[Provided entries — start]

# shubhamchandak94/HARC

Hardware: AMD Instinct MI355X
Metric: Mreads/s reorder+encode, 100 bp (higher is better)
Workload: dtype u64 (2-bit packed bases, XOR+popcount)

## Files before the change

harc_amd/csrc/stage2.hip:

```cpp
#include "devutil.h"
#include <time.h>
#include <algorithm>
#include <stdlib.h>

#define TUPLE_NONE 0xFFFFFFFFFFFFFFFFULL

struct S2Args {
    int L, W, W3, thresh_s, maxsearch;
    int ds[2], de[2], kbits[2];
    uint32_t M, S, T, q, nC;
    uint64_t total;
    const uint64_t *oreads;
    const uint8_t *flag, *pos, *rc;
    const uint32_t *order;
    const uint64_t *cand3;
    const uint32_t *cand_order;
    uint8_t *head;
    uint64_t *gstart;
    uint8_t *cons;
    const uint32_t *chead;
    const HashSlot *slots[2]; uint64_t cap[2]; const uint32_t *ids[2];
    unsigned long long *best;
    unsigned long long *bestbin[2];
    const uint32_t *bloom[2]; int bloom_shift[2];
    int bloom_lbits, bloom_nwin;
    const uint64_t *cons2;
    const uint64_t *cand2, *candN;
    uint4 *events;
    unsigned int *nevents; uint32_t maxevents;
    int trace;
    uint64_t col0, col1; uint32_t tile_base;
    const uint64_t *evwin;
    unsigned long long *cbb[2]; uint32_t *cpos[2], *ccnt[2]; unsigned long long *tminbin[2]; int compact;
    int binmax_on;
    unsigned long long *binmax[2];
};

__device__ __forceinline__ int base2_at(const uint64_t *r, int j) { return (int)((r[j >> 5] >> (2 * (j & 31))) & 3); }
__device__ __forceinline__ int pc_to_idx(int pc) { return ((pc & 1) << 1) | (pc >> 1); }
__device__ __forceinline__ int c3_at(const uint64_t *r, int W3, int j)
{
    const int off = 3 * j, wi = off >> 6, sh = off & 63;
    uint64_t v = r[wi] >> sh;
    if (sh > 61 && wi + 1 < W3) v |= r[wi + 1] << (64 - sh);
    return (int)(v & 7);
}
__device__ __forceinline__ int c3_to_idx5(int c3) { return c3 == 0 ? 0 : c3 == 4 ? 1 : c3 == 2 ? 2 : c3 == 6 ? 3 : 4; }
__device__ __forceinline__ int idx_to_c3(int idx) { return idx == 0 ? 0 : idx == 1 ? 4 : idx == 2 ? 2 : 6; }
__device__ __forceinline__ int comp5(int b) { return b == 4 ? 4 : 3 - b; }
__device__ __forceinline__ char enc_noise(int ref, int rd)
{
    const unsigned tabA = 0x32100, tabC = 0x32100, tabG = 0x30021, tabT = 0x30012;
    const unsigned t = ref == 0 ? tabA : ref == 1 ? tabC : ref == 2 ? tabG : tabT;
    return (char)('0' + ((t >> (4 * rd)) & 0xF));
}
__device__ __forceinline__ long long ub_le(const uint64_t *a, long long n, uint64_t x)
{
    long long lo = -1, hi = n;
    while (hi - lo > 1) { const long long mid = (lo + hi) >> 1; if (a[mid] <= x) lo = mid; else hi = mid; }
    return lo;
}

__global__ void k_cand3_from2(const uint64_t *reads2, const uint32_t *gather, uint32_t n, int L, int W, int W3, uint64_t *out)
{
    const size_t gid = harc_gid();
    if (gid >= (size_t)n * W3) return;
    const uint32_t i = (uint32_t)(gid / W3); const int w = (int)(gid % W3);
    const uint64_t *r = reads2 + (size_t)(gather ? gather[i] : i) * W;
    uint64_t v = 0;
    const int b0 = (64 * w) / 3, b1 = (64 * w + 63) / 3;
    for (int b = b0; b <= b1 && b < L; b++) {
        const uint64_t c3 = (uint64_t)(2 * base2_at(r, b));
        const int sh = 3 * b - 64 * w;
        v |= sh >= 0 ? (c3 << sh) : (c3 >> (-sh));
    }
    out[gid] = v;
}
__global__ void k_cand_order(const uint32_t *order_s, uint32_t S, uint32_t T, uint32_t *out)
{
    const uint32_t i = harc_gid32();
    if (i >= T) return;
    out[i] = i < S ? order_s[i] : i - S;
}
__global__ void k_key3(const uint64_t *cand3, uint32_t T, int W3, int off, int nbits, uint64_t *keys, uint32_t *ids)
{
    const uint32_t i = harc_gid32();
    if (i >= T) return;
    const uint64_t *r = cand3 + (size_t)i * W3;
    const int wi = off >> 6, sh = off & 63;
    uint64_t v = r[wi] >> sh;
    if (sh && wi + 1 < W3) v |= r[wi + 1] << (64 - sh);
    if (nbits < 64) v &= ((uint64_t)1 << nbits) - 1;
    keys[i] = v; ids[i] = i;
}
__global__ void k_count_big_bins(const HashSlot *slots, uint64_t cap, uint32_t maxsearch, unsigned long long *out)
{
    const uint64_t i = harc_gid();
    if (i >= cap) return;
    if ((slots[i].count & SLOT_CNT_MASK) > maxsearch) atomicAdd(out, 1ULL);
}
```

[Provided entries — finish]

**How to complete this task:** Take every line from the records above that has the word "slots" and copy it.

**Written solution:**
    const HashSlot *slots[2]; uint64_t cap[2]; const uint32_t *ids[2];
__global__ void k_count_big_bins(const HashSlot *slots, uint64_t cap, uint32_t maxsearch, unsigned long long *out)
    if ((slots[i].count & SLOT_CNT_MASK) > maxsearch) atomicAdd(out, 1ULL);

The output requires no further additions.